[Records contained in a dataset]
# kdsuneraavinash/CH-Bin

Measured on AMD Instinct MI355X. Metric: convex-hull QP distances/sec (+ end-to-end bin-assign wall-clock), N=100000 D=136 B=64, higher is better.
Workload: dtype f64

## Files before the change

### ch-bin_amd/csrc/chb_api.hip

```cpp
#include "chb_internal.h"
#include "../../include/chbin_hip.h"

#include <dlfcn.h>
#include <rccl/rccl.h>

#include <algorithm>
#include <cmath>
#include <cstdio>
#include <cstring>
#include <map>
#include <string>
#include <unordered_set>
#include <vector>

using namespace chb;

namespace {

thread_local std::string g_err;

constexpr int kSlotInts = 16;

int fail(int code, const std::string &msg)
{
// ... 205 lines not shown
                              pp_dest.p, pp_arena_rows};
    }
    DevBuf<unsigned short> pool_Z;
    DevBuf<int> pool_id, pool_hole, pool_ok, pool_stat;
    DevBuf<float> pool_key, pool_sn, pool_tsn;
    bool pool_force = false;
    bool pool_allowed = true;
    bool pool_fit = false;
    bool pool_valid = false;
    bool pool_holes = true;
    int pool_state = 0;
    int pool_batches = 0;
    long long pool_cand = 0, pool_pairs = 0;
    long long pool_off_key = -1;
    int64_t stats_pool_batches = 0;
    chb::PoolState pool_view()
    {
        return chb::PoolState{pool_Z.p, pool_id.p, pool_key.p, pool_sn.p, pool_hole.p, pool_tsn.p, pool_ok.p};
    }
    int64_t short_seen = 0;
    DevBuf<int> seg_nseg, seg_gflag;
    DevBuf<int4> seg_items;
    DevBuf<float> seg_lists;
    int seg_gcap = 0;
    int hint_max_tiles = 0, hint_total_tiles = 0;
    bool allow_segments = true;
    DevBuf<float> shell_inv;
    int nsh = 1;
    DevBuf<unsigned long long> ckey;
    DevBuf<int> qord, home;
// ... 286 lines not shown
        h->pool_hole.ensure(slots) != hipSuccess || h->pool_key.ensure(slots) != hipSuccess || h->pool_sn.ensure(slots) != hipSuccess ||
        h->pool_tsn.ensure(B * B + 64) != hipSuccess || h->pool_ok.ensure(B * B) != hipSuccess) {
        (void)hipGetLastError();
        h->pool_Z.release(); h->pool_id.release(); h->pool_hole.release(); h->pool_key.release(); h->pool_sn.release();
        return CHB_OK;
    }
    {
        Timed t(h, "pool", (double)h->N);
        launch_pool_build(h->pool_view(), h->Zs.p, h->ms.p, h->qn.p, h->D, h->Dz, h->memb_id.p, h->bin_ptr.p, h->B, h->stream);
    }
    HIPCHK(hipGetLastError());
    h->pool_valid = true;
    return CHB_OK;
}
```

**Your instructions**
Search the records for the word "DevBuf" and copy out every line that holds it.

**The answer**
    DevBuf<unsigned short> pool_Z;
    DevBuf<int> pool_id, pool_hole, pool_ok, pool_stat;
    DevBuf<float> pool_key, pool_sn, pool_tsn;
    DevBuf<int> seg_nseg, seg_gflag;
    DevBuf<int4> seg_items;
    DevBuf<float> seg_lists;
    DevBuf<float> shell_inv;
    DevBuf<unsigned long long> ckey;
    DevBuf<int> qord, home;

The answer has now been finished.